Design S3-Like Object Storage
From one server writing files on disk to an exabyte store that survives an entire data-centre dying — the metadata/data split, erasure coding, placement across failure domains, and repair as the real durability lever.
System design · Systems. The source ↗
A free, interactive, animated visual explainer of Design S3-Like Object Storage — built to be understood, not skimmed.
Questions
- How does object storage achieve eleven nines of durability?
- Not with a single trick but with a chain: an object is chunked and erasure-coded into k data + m parity shards, the shards are placed across independent failure domains (racks, then Availability Zones), and a background repair process rebuilds any lost shard fast — before enough others fail to cross the threshold. Amazon S3 is "designed to provide 99.999999999% durability" by combining these across a minimum of three Availability Zones.
- Why not just keep three copies of every object (3x replication)?

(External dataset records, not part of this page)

template <class G, int MODE, bool RES_TABLE>
__global__ __launch_bounds__(G::RTH) void gemm_rowln16_kernel(const GemmParams g, int n_tiles, int ncol) {
    constexpr bool LN = MODE == RL_LN_PLANES || MODE == RL_LN_F32, LN_PLANES = MODE == RL_LN_PLANES;
    constexpr int RM = G::RM, NMI = G::NMI, RTH = G::RTH, STAGE_H = G::STAGE_H, EROWS = G::EROWS, AROWS = G::AROWS, WROWS = G::WROWS;
    constexpr int WMR = 16 * NMI;
    constexpr int NIA = AROWS / 8, NIW = WROWS / 8;
    extern __shared__ __attribute__((aligned(16))) float smem[];
    _Float16* lds = reinterpret_cast<_Float16*>(smem);
    float* stats = reinterpret_cast<float*>(reinterpret_cast<char*>(smem) + G::STATS_OFF);
    float* ctab = reinterpret_cast<float*>(reinterpret_cast<char*>(smem) + G::CTAB_OFF);

    const int tid = threadIdx.x, lane = tid & 63;
    const int wave = __builtin_amdgcn_readfirstlane(tid >> 6);
    const int wm = wave >> 2, wn = wave & 3;
    const int nk = g.K / RK;
    const unsigned lda4 = unsigned(g.lda) * 4u, ldw4 = unsigned(g.ldw) * 4u;
    const __amdgpu_buffer_rsrc_t ra = __builtin_amdgcn_make_buffer_rsrc(const_cast<void*>(g.a_pl), 0, unsigned(g.M) * lda4, 0x00020000);
    const __amdgpu_buffer_rsrc_t rw = __builtin_amdgcn_make_buffer_rsrc(const_cast<void*>(g.w_pl), 0, unsigned(g.N) * ldw4, 0x00020000);
    auto row_tile = [&](int t) -> int { return LN ? t : t / ncol; };
    auto col_tile = [&](int t) -> int { return LN ? 0 : t - (t / ncol) * ncol; };

    const int grid = gridDim.x, full_rounds = n_tiles / grid;
    const int remapped = xcd_remap(blockIdx.x, grid);
    const int tail_cand = full_rounds * grid + int(blockIdx.x);
    const int tail_tile = tail_cand < n_tiles ? tail_cand : n_tiles;
    auto tile_of = [&](int ord) -> int {
        const int in_tail = pope_uniform_select(ord == full_rounds, tail_tile, n_tiles);
        return pope_uniform_select(ord < full_rounds, ord * grid + remapped, in_tail);
    };
    const int first = tile_of(0);
    if (first >= n_tiles) return;
    if (LN && tid < RN) {
        const float gm = g.gamma ? g.gamma[tid] : 1.0f;
        ctab[tid] = gm * (1.0f / (A_SCALE * W_SCALE));
        ctab[RN + tid] = (g.bias ? g.bias[tid] : 0.f) * gm;
        ctab[2 * RN + tid] = g.ln_w[tid];
        ctab[3 * RN + tid] = g.ln_b[tid];
    }

    const unsigned a8 = 8u * lda4, w8 = 8u * ldw4;
    auto dma = [&](int stage, int t, int kt_) {
        int ln_ = pope_lane_id();
        asm volatile("" : "+v"(ln_));
        const int r8 = ln_ >> 3, piece = (ln_ & 7) ^ r8;
        const int lt = t < n_tiles ? t : n_tiles - 1;
        _Float16* S_ = lds + stage * STAGE_H;
        const unsigned vt = unsigned(row_tile(lt) * RM + AROWS * wave + r8) * lda4 + unsigned(piece) * 16u;
        const unsigned ko = unsigned(kt_) * 128u + unsigned(col_tile(lt)) * unsigned(RN) * ldw4;
        const unsigned vw0 = unsigned(WROWS * wave + r8) * ldw4 + unsigned(piece) * 16u;
#pragma unroll
        for (int i = 0; i < NIA; ++i)
            __builtin_amdgcn_raw_ptr_buffer_load_lds(ra, (lds_void_ptr)(S_ + (AROWS * wave + 8 * i) * ROWB), 16, vt + i * a8, unsigned(kt_) * 128u, 0, LN ? 3 : 0);
#pragma unroll
        for (int i = 0; i < NIW; ++i)
            __builtin_amdgcn_raw_ptr_buffer_load_lds(rw, (lds_void_ptr)(S_ + (RM + WROWS * wave + 8 * i) * ROWB), 16, vw0, ko + i * w8, 0, 0);
    };
    f32x4 acc[NMI][6];
    auto zero_acc = [&]() {
#pragma unroll
        for (int mi = 0; mi < NMI; ++mi)
#pragma unroll
            for (int ni = 0; ni < 6; ++ni) acc[mi][ni] = f32x4{0.f, 0.f, 0.f, 0.f};
    };

    const __amdgpu_buffer_rsrc_t rx = __builtin_amdgcn_make_buffer_rsrc(g.C, 0, unsigned(g.M) * unsigned(RN) * 4u, 0x00020000);
    const __amdgpu_buffer_rsrc_t rln = __builtin_amdgcn_make_buffer_rsrc(LN_PLANES ? g.ln_planes : static_cast<void*>(g.ln_f32), 0,
                                                                         unsigned(g.M) * unsigned(RN) * 4u, 0x00020000);
    const __amdgpu_buffer_rsrc_t rres = __builtin_amdgcn_make_buffer_rsrc(
        const_cast<float*>(g.res), 0, unsigned(RES_TABLE ? g.res_mod : g.M) * unsigned(g.ldres) * 4u, 0x00020000);

    lds_void_ptr pf_pad = (lds_void_ptr)(reinterpret_cast<char*>(smem) + G::PF_OFF + wave * 256);
    auto prefetch_res = [&](int tile_, int j) {
        int t_ = wave * 64 + pope_lane_id();
        asm volatile("" : "+v"(t_));
        const unsigned L = unsigned(t_) + unsigned(RTH) * unsigned(j), row = L / 12u, pc = L - 12u * row;
        const unsigned off = RM * 12 % RTH == 0 || L < unsigned(RM * 12) ? (unsigned(tile_) * RM + row) * unsigned(RN) * 4u + pc * 128u : 0xFFFFFF00u;
        __builtin_amdgcn_raw_ptr_buffer_load_lds(rres, pf_pad, 4, off, 0, 0, 0);
    };

    int rl_si = 0;
    [[maybe_unused]] auto epilogue = [&](int tile, int free_stage) {
        const int m0 = tile * RM;
        float* wreg = reinterpret_cast<float*>(lds + free_stage * STAGE_H) + wave * (EROWS * 100);
        int elane = pope_lane_id();
        asm volatile("" : "+v"(elane));
        RL_STAMP(1);
        int l15 = elane & 15, q4 = elane >> 4;
        asm volatile("" : "+v"(l15), "+v"(q4));
        const int er = l15 & (EROWS - 1);
#pragma unroll
        for (int mi = 0; mi < NMI; ++mi)
#pragma unroll
            for (int ni = 0; ni < 6; ++ni) asm volatile("" : "+v"(acc[mi][ni]));
        const int col0 = wn * 96 + 4 * q4;
#pragma unroll
        for (int ni = 0; ni < 6; ++ni) {
            const f32x4 gam = *reinterpret_cast<const f32x4*>(ctab + col0 + 16 * ni);
            const f32x4 bia = *reinterpret_cast<const f32x4*>(ctab + RN + col0 + 16 * ni);
#pragma unroll
            for (int mi = 0; mi < NMI; ++mi) {
                const unsigned row = unsigned(m0 + wm * WMR + mi * 16 + l15);
                const unsigned rr = RES_TABLE ? row % unsigned(g.res_mod) : row;
                const f32x4 r = __builtin_bit_cast(f32x4, __builtin_amdgcn_raw_buffer_load_b128(
                                    rres, rr * unsigned(g.ldres) * 4u + unsigned(col0) * 4u, ni * 64, 0));
                acc[mi][ni] = r + acc[mi][ni] * gam + bia;
            }
#pragma unroll
            for (int mi = 0; mi < NMI; ++mi) asm volatile("" : "+v"(acc[mi][ni]));
            __builtin_amdgcn_sched_barrier(0);
        }
        __builtin_amdgcn_sched_barrier(0);
        RL_STAMP(2);
        const int rl = wm * WMR + l15;
#pragma unroll
        for (int mi = 0; mi < NMI; ++mi) {
            float s = 0.f;
#pragma unroll
            for (int ni = 0; ni < 6; ++ni) s += (acc[mi][ni][0] + acc[mi][ni][1]) + (acc[mi][ni][2] + acc[mi][ni][3]);
            s = quad_sum(s);
            if (q4 == 0) stats[wn * RM + rl + 16 * mi] = s;
        }
        rl_barrier();
        float mean[NMI], rstd[NMI];
#pragma unroll
        for (int mi = 0; mi < NMI; ++mi) {
            const float* p = stats + rl + 16 * mi;
            mean[mi] = ((p[0] + p[RM]) + (p[2 * RM] + p[3 * RM])) * (1.0f / float(RN));
        }
        __builtin_amdgcn_sched_barrier(0);
        RL_STAMP(3);
        auto store_lines = [&](const __amdgpu_buffer_rsrc_t& rdst, int row_base) {
            int el = elane;
            asm volatile("" : "+v"(el));
            const int epiece = el & 7;
#pragma unroll
            for (int t = 0; t < (EROWS * 3) / 8; ++t) {
                const int L = t * 8 + (el >> 3), row = (L * 43) >> 7, ln = L - 3 * row;
                const f32x4 v = *reinterpret_cast<const f32x4*>(&wreg[row * 100 + ln * 32 + epiece * 4]);
                const unsigned off = unsigned(row_base + row) * unsigned(RN) * 4u + unsigned(wn * 96 + ln * 32 + epiece * 4) * 4u;
                __builtin_amdgcn_raw_buffer_store_b128(__builtin_bit_cast(u32x4, v), rdst, off, 0, 0);
            }
        };
#pragma unroll
        for (int mi = 0; mi < NMI; ++mi) {
#pragma unroll
            for (int h = 0; h < 16 / EROWS; ++h) {
                if (EROWS == 16 || (l15 >> 3) == h) {
#pragma unroll
                    for (int ni = 0; ni < 6; ++ni) *reinterpret_cast<f32x4*>(&wreg[er * 100 + ni * 16 + 4 * q4]) = acc[mi][ni];
                }
                __builtin_amdgcn_wave_barrier();
                store_lines(rx, m0 + wm * WMR + mi * 16 + h * EROWS);
                __builtin_amdgcn_wave_barrier();
            }
        }
#pragma unroll
        for (int mi = 0; mi < NMI; ++mi) {
            float qs = 0.f;
#pragma unroll
            for (int ni = 0; ni < 6; ++ni) {
                const f32x4 d = acc[mi][ni] - mean[mi];
                acc[mi][ni] = d;
                qs += (d[0] * d[0] + d[1] * d[1]) + (d[2] * d[2] + d[3] * d[3]);
            }
            qs = quad_sum(qs);
            if (q4 == 0) stats[4 * RM + wn * RM + rl + 16 * mi] = qs;
        }
        rl_barrier();
#pragma unroll
        for (int mi = 0; mi < NMI; ++mi) {
            const float* p = stats + 4 * RM + rl + 16 * mi;
            const float var = ((p[0] + p[RM]) + (p[2 * RM] + p[3 * RM])) * (1.0f / float(RN));
            rstd[mi] = 1.0f / sqrtf(var + g.ln_eps);
        }
        __builtin_amdgcn_sched_barrier(0);
        RL_STAMP(4);
        const int live = g.M - (m0 + rl);
        float finite_probe = 0.f;
#pragma unroll
        for (int mi = 0; mi < NMI; ++mi) finite_probe += 16 * mi < live ? __builtin_fabsf(mean[mi]) + rstd[mi] : 0.f;
        f32x2 amax = {0.f, 0.f};
#pragma unroll
        for (int mi = 0; mi < NMI; ++mi) {
#pragma unroll
            for (int h = 0; h < 16 / EROWS; ++h) {
                if (EROWS == 16 || (l15 >> 3) == h) {
#pragma unroll
                    for (int ni = 0; ni < 6; ++ni) {
                        const f32x4 lw = *reinterpret_cast<const f32x4*>(ctab + 2 * RN + col0 + 16 * ni);
                        const f32x4 lb = *reinterpret_cast<const f32x4*>(ctab + 3 * RN + col0 + 16 * ni);
                        const f32x4 y = acc[mi][ni] * rstd[mi] * lw + lb;
                        if constexpr (LN_PLANES) {
                            const f32x4 ys = y * A_SCALE;
                            pope_amax4x2(amax, 16 * mi < live ? ys : f32x4{0.f, 0.f, 0.f, 0.f});
                            f16x4 hi, lo;
                            pope_split4(ys, hi, lo);
                            const int c = ni * 16 + 4 * q4;
                            _Float16* hp = reinterpret_cast<_Float16*>(wreg) + er * 200 + pope_planes_col(c);
                            *reinterpret_cast<f16x4*>(hp) = hi;
                            *reinterpret_cast<f16x4*>(hp + 32) = lo;
                        } else {
                            *reinterpret_cast<f32x4*>(&wreg[er * 100 + ni * 16 + 4 * q4]) = y;
                        }
                    }
                }
                __builtin_amdgcn_wave_barrier();
                store_lines(rln, m0 + wm * WMR + mi * 16 + h * EROWS);
                __builtin_amdgcn_wave_barrier();
            }
        }
        if constexpr (LN_PLANES)
            pope_range_flag(g.range_flag, POPE_RANGE_LAYERNORM,
                            !(__builtin_fmaxf(amax[0], amax[1]) < POPE_F16_OVERFLOW) ||
                                !(finite_probe < INFINITY));
        RL_STAMP(5);
    };

    const __amdgpu_buffer_rsrc_t rcp = __builtin_amdgcn_make_buffer_rsrc(LN ? static_cast<void*>(g.C) : g.c_pl, 0,
                                                                         unsigned(g.M) * unsigned(g.ldc) * 4u, 0x00020000);
    [[maybe_unused]] auto epilogue_planes = [&](int tile, int free_stage) {
        const int m0 = row_tile(tile) * RM, n0 = col_tile(tile) * RN;
        float* wreg = reinterpret_cast<float*>(lds + free_stage * STAGE_H) + wave * (EROWS * 100);
        int elane = pope_lane_id();
        asm volatile("" : "+v"(elane));
        int l15 = elane & 15, q4 = elane >> 4;
        asm volatile("" : "+v"(l15), "+v"(q4));
        const int er = l15 & (EROWS - 1);
#pragma unroll
        for (int mi = 0; mi < NMI; ++mi)
#pragma unroll
            for (int ni = 0; ni < 6; ++ni) asm volatile("" : "+v"(acc[mi][ni]));
        const int col0 = n0 + wn * 96 + 4 * q4;
        constexpr float inv = 1.0f / (A_SCALE * W_SCALE);
        f32x4 bias[6];
#pragma unroll
        for (int ni = 0; ni < 6; ++ni) bias[ni] = g.bias ? *reinterpret_cast<const f32x4*>(g.bias + col0 + 16 * ni) : f32x4{0.f, 0.f, 0.f, 0.f};
        f32x2 amax = {0.f, 0.f};
#pragma unroll
        for (int mi = 0; mi < NMI; ++mi) {
#pragma unroll
            for (int h = 0; h < 16 / EROWS; ++h) {
                if (EROWS == 16 || (l15 >> 3) == h) {
#pragma unroll
                    for (int ni = 0; ni < 6; ++ni) {
                        f32x4 v = acc[mi][ni] * inv + bias[ni];
                        if constexpr (MODE == RL_GELU_PLANES) {
                            const f32x2 g01 = pope_gelu_erf_pair(f32x2{v[0], v[1]}), g23 = pope_gelu_erf_pair(f32x2{v[2], v[3]});
                            v = f32x4{g01[0], g01[1], g23[0], g23[1]};
                        }
                        pope_amax4x2(amax, v);
                        f16x4 hi, lo;
                        pope_split4(v * A_SCALE, hi, lo);
                        const int c = ni * 16 + 4 * q4;
                        _Float16* hp = reinterpret_cast<_Float16*>(wreg) + er * 200 + pope_planes_col(c);
                        *reinterpret_cast<f16x4*>(hp) = hi;
                        *reinterpret_cast<f16x4*>(hp + 32) = lo;
                    }
                }
                __builtin_amdgcn_wave_barrier();
                {
                    int el = elane;
                    asm volatile("" : "+v"(el));
                    const int epiece = el & 7;
                    const int row_base = m0 + wm * WMR + mi * 16 + h * EROWS;
#pragma unroll
                    for (int t = 0; t < (EROWS * 3) / 8; ++t) {
                        const int L = t * 8 + (el >> 3), row = (L * 43) >> 7, ln = L - 3 * row;
                        const f32x4 v = *reinterpret_cast<const f32x4*>(&wreg[row * 100 + ln * 32 + epiece * 4]);
                        const unsigned off = unsigned(row_base + row) * unsigned(g.ldc) * 4u + unsigned(n0 + wn * 96 + ln * 32 + epiece * 4) * 4u;
                        __builtin_amdgcn_raw_buffer_store_b128(__builtin_bit_cast(u32x4, v), rcp, off, 0, 2);
                    }
                }
                __builtin_amdgcn_wave_barrier();
            }
        }
        pope_range_flag(g.range_flag, g.range_bit, !(__builtin_fmaxf(amax[0], amax[1]) * A_SCALE < POPE_F16_OVERFLOW));
    };

    dma(0, first, 0);
    zero_acc();
    int tile = first, kt = 0, ord = 0, next_tile = tile_of(1);
    RL_STAMP(0);

    for (int s = 0; tile < n_tiles; ++s) {
        if (!LN || kt != 0 || ord == 0) __builtin_amdgcn_s_waitcnt(0x0f70);
        rl_barrier();
        const bool seam = kt + 1 == nk;
        dma((s + 1) & 1, seam ? next_tile : tile, seam ? 0 : kt + 1);
        const _Float16* S = lds + (s & 1) * STAGE_H;
        int fl_ = pope_lane_id();
        asm volatile("" : "+v"(fl_));
        const int fl15 = fl_ & 15, fq4 = fl_ >> 4;
        const int sw_hi = 8 * (fq4 ^ (fl15 & 7)), sw_lo = 8 * ((4 + fq4) ^ (fl15 & 7));
        const int a_row = (wm * WMR + fl15) * ROWB, w_row = (RM + wn * 96 + fl15) * ROWB;
        f16x8 ah[NMI], al[NMI], wl[2], wh[2];
        wl[0] = *reinterpret_cast<const f16x8*>(S + w_row + sw_lo);
#pragma unroll
        for (int t = 0; t < NMI; ++t) ah[t] = *reinterpret_cast<const f16x8*>(S + a_row + t * 16 * ROWB + sw_hi);
        wh[0] = *reinterpret_cast<const f16x8*>(S + w_row + sw_hi);
#pragma unroll
        for (int t = 0; t < NMI; ++t) al[t] = *reinterpret_cast<const f16x8*>(S + a_row + t * 16 * ROWB + sw_lo);
        __builtin_amdgcn_sched_barrier(0);
#pragma unroll
        for (int ni = 0; ni < 6; ++ni) {
            const int cur = ni & 1, nxt = cur ^ 1;
            if (ni + 1 < 6) {
                wl[nxt] = *reinterpret_cast<const f16x8*>(S + w_row + (ni + 1) * 16 * ROWB + sw_lo);
                wh[nxt] = *reinterpret_cast<const f16x8*>(S + w_row + (ni + 1) * 16 * ROWB + sw_hi);
            }
            if constexpr (LN && !RES_TABLE)
                if (ni == 2 && g.rl_prefetch && kt >= nk - 1 - G::NPF && kt < nk - 1 && nk > G::NPF) prefetch_res(tile, kt - (nk - 1 - G::NPF));
#pragma unroll
            for (int mi = 0; mi < NMI; ++mi) acc[mi][ni] = mfma16(wl[cur], ah[mi], acc[mi][ni]);
#pragma unroll
            for (int mi = 0; mi < NMI; ++mi) acc[mi][ni] = mfma16(wh[cur], al[mi], acc[mi][ni]);
#pragma unroll
            for (int mi = 0; mi < NMI; ++mi) acc[mi][ni] = mfma16(wh[cur], ah[mi], acc[mi][ni]);
            __builtin_amdgcn_sched_barrier(0);
        }
        if (++kt == nk) {
            rl_barrier();
            if constexpr (LN) epilogue(tile, s & 1);
            else epilogue_planes(tile, s & 1);
            zero_acc();
            kt = 0;
            tile = next_tile;
            next_tile = tile_of(++ord + 1);
            rl_si += 8;
            RL_STAMP(0);
        }
    }
    __builtin_amdgcn_s_waitcnt(0x0f70);
}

- At exabyte scale the cost is prohibitive. Three full copies is 200% storage overhead; erasure coding like Reed-Solomon RS(6,3) gives comparable fault tolerance at no more than 50% overhead — HDFS notes a 6-block file costs 18 blocks replicated but only 9 blocks erasure-coded. Replication is still used for tiny objects, where per-shard overhead and extra read I/O make coding a net loss.
- What is the metadata/data split in object storage?
- Two planes that scale differently. The data plane holds the object bytes (huge, sequential, erasure-coded). The metadata plane is the index that maps bucket+key+version to the shard locations — small per object but the hot path for every request and the true durability bottleneck: if the metadata is lost the healthy bytes become unfindable, so the metadata itself must be replicated and strongly consistent.
- How does erasure coding survive losing a whole data centre?
- By placement. With RS(6,3) an object becomes 9 shards; spread three-per-Availability-Zone across three AZs, losing an entire AZ removes exactly 3 shards, leaving 6 — precisely the k needed to reconstruct the object. Any k of the n shards rebuilds the original, so the AZ loss is a rebuild, not a data-loss event. S3 is "designed to sustain data in the event of the loss of an entire Amazon S3 Availability Zone."
- Why is repair speed the real lever for durability, not the number of copies?
- You only lose data if more than m shards fail inside the repair window — the time to rebuild the first failure. Backblaze models this directly: with a ~0.41% effective annual drive-failure rate and a 6.5-day average rebuild, four drives must fail before the first is rebuilt to lose a file, which works out to eleven nines. Halve the repair window and durability climbs by orders of magnitude with no extra storage.